_What to do_
What lines of the data below hold "splat"? Show them.

_Data to examine_
_ _ _ _

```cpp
int gsr_msloss_backward(const float* image, const float* target, int32_t H, int32_t W, int32_t C, int32_t levels,
                        float w_l1, float w_mse, float w_ssim, float lo, float hi, const float* grad_scale_dev,
                        void* workspace, size_t workspace_bytes, float* d_image, void* stream_) {
  hipStream_t stream = gsr_stream(stream_);
  if (!ms_args_ok(H, W, C, levels) || !image || !target || !grad_scale_dev || !d_image) return GSR_ERR_INVALID_ARGUMENT;
  if (!workspace || workspace_bytes < gsr_msloss_workspace_bytes(H, W, C, levels)) return GSR_ERR_WORKSPACE_TOO_SMALL;
  uint8_t* base = reinterpret_cast<uint8_t*>(workspace);
  const MsPlan p = ms_plan(H, W, C, levels, base);
  const Gauss11 g = make_gauss();
  for (int l = 0; l < levels; ++l) {
    const int h = p.lv.H[l], w = p.lv.W[l];
    const Strides st = {0, 1, (int64_t)w * C, C};
    const float* x = l ? p.lv.pred[l] : image;
    const float* t = l ? p.lv.targ[l] : target;
    const float* maps = reinterpret_cast<const float*>(base + p.maps[l]);
    const size_t plane = (size_t)h * w * C;
    const dim3 grid((w + TS - 1) / TS, (h + TS - 1) / TS, C);
    ssim_bwd_kernel<<<grid, 256, 0, stream>>>(x, t, st, st, st, C, h, w, g, maps, maps + plane, maps + 2 * plane, nullptr,
                                             l ? p.lv.dlev[l] : d_image, l ? -INFINITY : lo, l ? INFINITY : hi);
    GSR_CHECK_LAUNCH();
  }
  const int64_t n = (int64_t)H * W * C;
  const int64_t want = (n + 255) / 256;
  msloss_combine_kernel<<<(int)(want < 16384 ? want : 16384), 256, 0, stream>>>(image, target, C, p.lv, lo, hi, w_l1, w_mse,
                                                                              w_ssim, grad_scale_dev, d_image);
  GSR_CHECK_LAUNCH();
  return GSR_OK;
}

size_t gsr_pixel_loss_workspace_bytes(int64_t n) {
  const int64_t blocks = (n + (int64_t)PL_THREADS * 4 - 1) / ((int64_t)PL_THREADS * 4);
  return (size_t)(blocks < 1024 ? (blocks < 1 ? 1 : blocks) : 1024) * sizeof(float) + 256;
}

int gsr_pixel_loss_forward(const float* image, const float* target, int64_t n, int32_t kind, float lo, float hi,
                           float* loss_out, void* workspace, size_t workspace_bytes, void* stream_) {
  hipStream_t stream = gsr_stream(stream_);
  if (n <= 0 || !image || !target || !loss_out || (kind != 0 && kind != 1) || !(lo <= hi)) return GSR_ERR_INVALID_ARGUMENT;
  if (!workspace || workspace_bytes < gsr_pixel_loss_workspace_bytes(n)) return GSR_ERR_WORKSPACE_TOO_SMALL;
  if ((reinterpret_cast<uintptr_t>(image) | reinterpret_cast<uintptr_t>(target)) & 15) return GSR_ERR_INVALID_ARGUMENT;
  const int64_t want = (n + (int64_t)PL_THREADS * 4 - 1) / ((int64_t)PL_THREADS * 4);
  const int blocks = (int)(want < 1024 ? want : 1024);
  float* sums = reinterpret_cast<float*>(workspace);
  gsr_pick<0, 1>(kind, [&](auto k) {
    pixel_loss_fwd_kernel<decltype(k)::value><<<blocks, PL_THREADS, 0, stream>>>(image, target, n, lo, hi, sums);
  });
  pixel_loss_finish_kernel<<<1, 256, 0, stream>>>(sums, blocks, 1.f / (float)n, loss_out);
  GSR_CHECK_LAUNCH();
  return GSR_OK;
}

int gsr_pixel_loss_backward(const float* image, const float* target, int64_t n, int32_t kind, float lo, float hi,
                            const float* grad_scale_dev, float* d_image, void* stream_) {
  hipStream_t stream = gsr_stream(stream_);
  if (n <= 0 || !image || !target || !grad_scale_dev || !d_image || (kind != 0 && kind != 1)) return GSR_ERR_INVALID_ARGUMENT;
  const int64_t want = (n + PL_THREADS - 1) / PL_THREADS;
  const int blocks = (int)(want < 8192 ? want : 8192);
  gsr_pick<0, 1>(kind, [&](auto k) {
    pixel_loss_bwd_kernel<decltype(k)::value><<<blocks, PL_THREADS, 0, stream>>>(image, target, n, lo, hi, 1.f / (float)n,
                                                                                grad_scale_dev, d_image);
  });
  GSR_CHECK_LAUNCH();
  return GSR_OK;
}

}
```

Baseline: 585.1 million.

## Batch SSIM levels into single launches with packed float2 filtering and reduced LDS

New measurement: 583.8 million. No clear change (-0.2%).

```diff
diff --git a/splat-trainer_amd/csrc/ssim.hip b/splat-trainer_amd/csrc/ssim.hip
--- a/splat-trainer_amd/csrc/ssim.hip
+++ b/splat-trainer_amd/csrc/ssim.hip
@@ -6,6 +6,7 @@
 constexpr int TS = 32;
 constexpr int HALO = 5;
 constexpr int IN = TS + 2 * HALO;
+constexpr int ML_MAX_LEVELS = 4;
 
 struct Gauss11 {
   float w[11];
@@ -27,86 +28,233 @@
   return s_red[0] + s_red[1] + s_red[2] + s_red[3];
 }
 
+struct SsimLevel {
+  const float* img1;
+  const float* img2;
+  Strides st1, st2, sto;
+  float* dm_dmu1;
+  float* dm_dm11;
+  float* dm_dm12;
+  float* block_sums;
+  float* dimg1;
+  int C, H, W, crop, tiles_x, tiles_y, units, per_die;
+  float inv_count, lo, hi;
+};
+
+struct SsimBatch {
+  int n;
+  int first[ML_MAX_LEVELS + 1];
+  SsimLevel lv[ML_MAX_LEVELS];
+};
+
+struct SsimTile {
+  int l, plane, x0, y0, sum_at;
+  bool valid;
+};
+
+constexpr int DIES = 8;
+__device__ __forceinline__ SsimTile ssim_tile(const SsimBatch& bt) {
+  SsimTile t;
+  const int b = blockIdx.x;
+  t.l = 0;
+#pragma unroll
+  for (int l = 1; l < ML_MAX_LEVELS; ++l)
+    if (l < bt.n && b >= bt.first[l]) t.l = l;
+  const SsimLevel& L = bt.lv[t.l];
+  const int tiles = L.tiles_x * L.tiles_y;
+  const int j = b - bt.first[t.l], k = j / DIES;
+  const int slot = k / L.C, c = k - slot * L.C;
+  const int unit = (j % DIES) * L.per_die + slot;
+  const int batch = unit / tiles, tile = unit - batch * tiles;
+  t.valid = unit < L.units;
+  t.plane = batch * L.C + c;
+  t.sum_at = t.plane * tiles + tile;
+  t.y0 = (tile / L.tiles_x) * TS;
+  t.x0 = (tile % L.tiles_x) * TS;
+  return t;
+}
+
+typedef float v2f __attribute__((ext_vector_type(2)));
+
+__device__ __forceinline__ void taps4_pair(const Gauss11& g, const v2f (&v)[14], v2f (&out)[4]) {
+#pragma unroll
+  for (int o = 0; o < 4; ++o) {
+    v2f a = {0.f, 0.f};
+#pragma unroll
+    for (int k = 0; k < 11; ++k) a = __builtin_elementwise_fma(v2f{g.w[k], g.w[k]}, v[o + k], a);
+    out[o] = a;
+  }
+}
+
+__device__ __forceinline__ void taps4_single(const Gauss11& g, const float (&v)[14], float (&out)[4]) {
+#pragma unroll
+  for (int o = 0; o < 4; o += 2) {
+    v2f a = {fmaf(g.w[0], v[o], 0.f), 0.f};
+#pragma unroll
+    for (int s = 1; s < 11; ++s) {
+      float both = v[o + s];
+      asm("" : "+v"(both));
+      a = __builtin_elementwise_fma(v2f{g.w[s], g.w[s - 1]}, v2f{both, both}, a);
+    }
+    out[o] = a.x;
+    out[o + 1] = fmaf(g.w[10], v[o + 11], a.y);
+  }
+}
+
+constexpr int XS = IN + 1;
+template <int STAGED, int PAIRS, int ODD>
+struct TilePlan {
+  static constexpr int staged = IN * XS * STAGED;
+  static constexpr int raw_row = (2 * PAIRS + ODD) * (TS + 1);
+  static constexpr int ROW = raw_row + ((6 - raw_row % 32) + 32) % 32;
+  static constexpr int low = TS * ROW;
+  static constexpr int high_at = staged > low ? staged : low;
+  static constexpr int total = high_at + (IN - TS) * ROW;
+  __device__ static __forceinline__ int row(int r) { return r < TS ? r * ROW : high_at + (r - TS) * ROW; }
+};
+using FwdPlan = TilePlan<2, 2, 1>;
+using BwdPlan = TilePlan<3, 1, 1>;
+static_assert(FwdPlan::ROW % 2 == 0 && BwdPlan::ROW % 2 == 0 && FwdPlan::high_at % 2 == 0 && BwdPlan::high_at % 2 == 0,
+              "float2 accesses need even offsets");
+
+__device__ __forceinline__ void hpass_item(int i, int& ly, int& lx) {
+  if (i < 256) { ly = i & 31; lx = (i >> 5) * 4; }
+  else { ly = TS + (i - 256) % (IN - TS); lx = ((i - 256) / (IN - TS)) * 4; }
+}
+
+constexpr int STAGE_ROWS = 6, STAGE_ROUNDS = IN / STAGE_ROWS;
+static_assert(STAGE_ROWS * STAGE_ROUNDS == IN && STAGE_ROWS * IN <= 256, "the staging rounds cover the tile exactly");
+struct StageItem {
+  int lx, row, gx;
+  bool active, col_in;
+};
+__device__ __forceinline__ StageItem stage_item(int x0, int W) {
+  StageItem s;
+  s.row = threadIdx.x / IN;
+  s.lx = threadIdx.x - s.row * IN;
+  s.gx = x0 + s.lx - HALO;
+  s.active = threadIdx.x < STAGE_ROWS * IN;
+  s.col_in = s.active && s.gx >= 0 && s.gx < W;
+  return s;
+}
+
 template <bool TRAIN>
-__global__ __launch_bounds__(256) void ssim_fwd_kernel(const float* __restrict__ img1, const float* __restrict__ img2,
-                                                       Strides st1, Strides st2, int C, int H, int W, int crop,
-                                                       float C1, float C2, float inv_count, Gauss11 g,
-                                                       float* __restrict__ block_sums, float* __restrict__ dm_dmu1,
-                                                       float* __restrict__ dm_dm11, float* __restrict__ dm_dm12,
-                                                       float lo = -INFINITY, float hi = INFINITY) {
-  __shared__ float s_x[IN][IN + 1], s_y[IN][IN + 1];
-  __shared__ float s_h[5][IN][TS + 1];
+__global__ __launch_bounds__(256, 5) void ssim_fwd_kernel(SsimBatch bt, float C1, float C2, Gauss11 g) {
+  using P = FwdPlan;
+  __shared__ __attribute__((aligned(16))) float s_f[P::total];
   __shared__ float s_red[4];
-  const int plane = blockIdx.z, b = plane / C, c = plane % C;
-  const int x0 = blockIdx.x * TS, y0 = blockIdx.y * TS;
-  const float* p1 = img1 + b * st1.sB + c * st1.sC;
-  const float* p2 = img2 + b * st2.sB + c * st2.sC;
+  v2f* s_xy = reinterpret_cast<v2f*>(s_f);
+  const SsimTile tl = ssim_tile(bt);
+  if (!tl.valid) return;
+  const SsimLevel& L = bt.lv[tl.l];
+  const Strides st1 = L.st1, st2 = L.st2;
+  const int C = L.C, H = L.H, W = L.W, crop = L.crop;
+  const float lo = L.lo, hi = L.hi, inv_count = L.inv_count;
+  const int plane = tl.plane, b = plane / C, c = plane % C;
+  const int x0 = tl.x0, y0 = tl.y0;
+  const float* p1 = L.img1 + b * st1.sB + c * st1.sC;
+  const float* p2 = L.img2 + b * st2.sB + c * st2.sC;
   const int cy = min(y0 + TS / 2, H - 1), cx = min(x0 + TS / 2, W - 1);
-  float c1 = clamp_keep_nan(p1[cy * st1.sH + cx * st1.sW], lo, hi), c2 = p2[cy * st2.sH + cx * st2.sW];
+  const int64_t centre1 = cy * st1.sH + cx * st1.sW, centre2 = cy * st2.sH + cx * st2.sW;
+  const StageItem si = stage_item(x0, W);
+  const int64_t at1 = (y0 + si.row - HALO) * st1.sH + si.gx * st1.sW, at2 = (y0 + si.row - HALO) * st2.sH + si.gx * st2.sW;
+  float raw1[STAGE_ROUNDS], raw2[STAGE_ROUNDS];
+#pragma unroll
+  for (int r = 0; r < STAGE_ROUNDS; ++r) {
+    const int gy = y0 + si.row + STAGE_ROWS * r - HALO;
+    const bool in = si.col_in && gy >= 0 && gy < H;
+    raw1[r] = p1[in ? at1 + r * STAGE_ROWS * st1.sH : centre1];
+    raw2[r] = p2[in ? at2 + r * STAGE_ROWS * st2.sH : centre2];
+  }
+  float c1 = clamp_keep_nan(p1[centre1], lo, hi), c2 = p2[centre2];
   c1 = fabsf(c1) <= 3.0e38f ? c1 : 0.f;
   c2 = fabsf(c2) <= 3.0e38f ? c2 : 0.f;
-  for (int i = threadIdx.x; i < IN * IN; i += 256) {
-    const int ly = i / IN, lx = i % IN;
-    const int gy = y0 + ly - HALO, gx = x0 + lx - HALO;
-    const bool in = gy >= 0 && gy < H && gx >= 0 && gx < W;
-    s_x[ly][lx] = in ? clamp_keep_nan(p1[gy * st1.sH + gx * st1.sW], lo, hi) - c1 : 0.f;
-    s_y[ly][lx] = in ? p2[gy * st2.sH + gx * st2.sW] - c2 : 0.f;
-  }
-  __syncthreads();
-  for (int i = threadIdx.x; i < IN * (TS / 4); i += 256) {
-    const int ly = i / (TS / 4), lx = (i % (TS / 4)) * 4;
-    float x[14], y[14], xx[14], yy[14], xy[14];
-#pragma unroll
-    for (int k = 0; k < 14; ++k) {
-      x[k] = s_x[ly][lx + k]; y[k] = s_y[ly][lx + k];
-      xx[k] = x[k] * x[k]; yy[k] = y[k] * y[k]; xy[k] = x[k] * y[k];
-    }
+#pragma unroll
+  for (int r = 0; r < STAGE_ROUNDS; ++r) {
+    const int gy = y0 + si.row + STAGE_ROWS * r - HALO;
+    const bool in = si.col_in && gy >= 0 && gy < H;
+    v2f v = {0.f, 0.f};
+    if (in) {
+      v.x = clamp_keep_nan(raw1[r], lo, hi) - c1;
+      v.y = raw2[r] - c2;
+    }
+    if (si.active) s_xy[(si.row + STAGE_ROWS * r) * XS + si.lx] = v;
+  }
+  __syncthreads();
+  auto hpass = [&](int ly, int lx, const v2f (&v)[14]) {
+    v2f sq[14], m[4], q[4];
+    float xy[14], cr[4];
+#pragma unroll
+    for (int k = 0; k < 14; ++k) { sq[k] = v[k] * v[k]; xy[k] = v[k].x * v[k].y; }
+    taps4_pair(g, v, m);
+    taps4_pair(g, sq, q);
+    taps4_single(g, xy, cr);
+    float* row = s_f + P::row(ly);
 #pragma unroll
     for (int o = 0; o < 4; ++o) {
-      float a = 0.f, bb = 0.f, aa = 0.f, bb2 = 0.f, ab = 0.f;
-#pragma unroll
-      for (int k = 0; k < 11; ++k) {
-        const float w = g.w[k];
-        a += w * x[o + k]; bb += w * y[o + k]; aa += w * xx[o + k]; bb2 += w * yy[o + k]; ab += w * xy[o + k];
-      }
-      s_h[0][ly][lx + o] = a; s_h[1][ly][lx + o] = bb; s_h[2][ly][lx + o] = aa; s_h[3][ly][lx + o] = bb2;
-      s_h[4][ly][lx + o] = ab;
-    }
-  }
-  __syncthreads();
+      reinterpret_cast<v2f*>(row)[lx + o] = m[o];
+      reinterpret_cast<v2f*>(row)[(TS + 1) + lx + o] = q[o];
+      row[4 * (TS + 1) + lx + o] = cr[o];
+    }
+  };
+  v2f in[14];
+  int ly, lx;
+  if (threadIdx.x < IN * (TS / 4) - 256) {
+    hpass_item(256 + threadIdx.x, ly, lx);
+#pragma unroll
+    for (int k = 0; k < 14; ++k) in[k] = s_xy[ly * XS + lx + k];
+    hpass(ly, lx, in);
+  }
+  hpass_item(threadIdx.x, ly, lx);
+#pragma unroll
+  for (int k = 0; k < 14; ++k) in[k] = s_xy[ly * XS + lx + k];
+  __syncthreads();
+  hpass(ly, lx, in);
   const int tx = threadIdx.x & 31, tg = threadIdx.x >> 5;
   const int gx = x0 + tx;
-  float acc[4][5];
-#pragma unroll
-  for (int o = 0; o < 4; ++o)
-#pragma unroll
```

_ _ _ _

_Exercise output_
diff --git a/splat-trainer_amd/csrc/ssim.hip b/splat-trainer_amd/csrc/ssim.hip
--- a/splat-trainer_amd/csrc/ssim.hip
+++ b/splat-trainer_amd/csrc/ssim.hip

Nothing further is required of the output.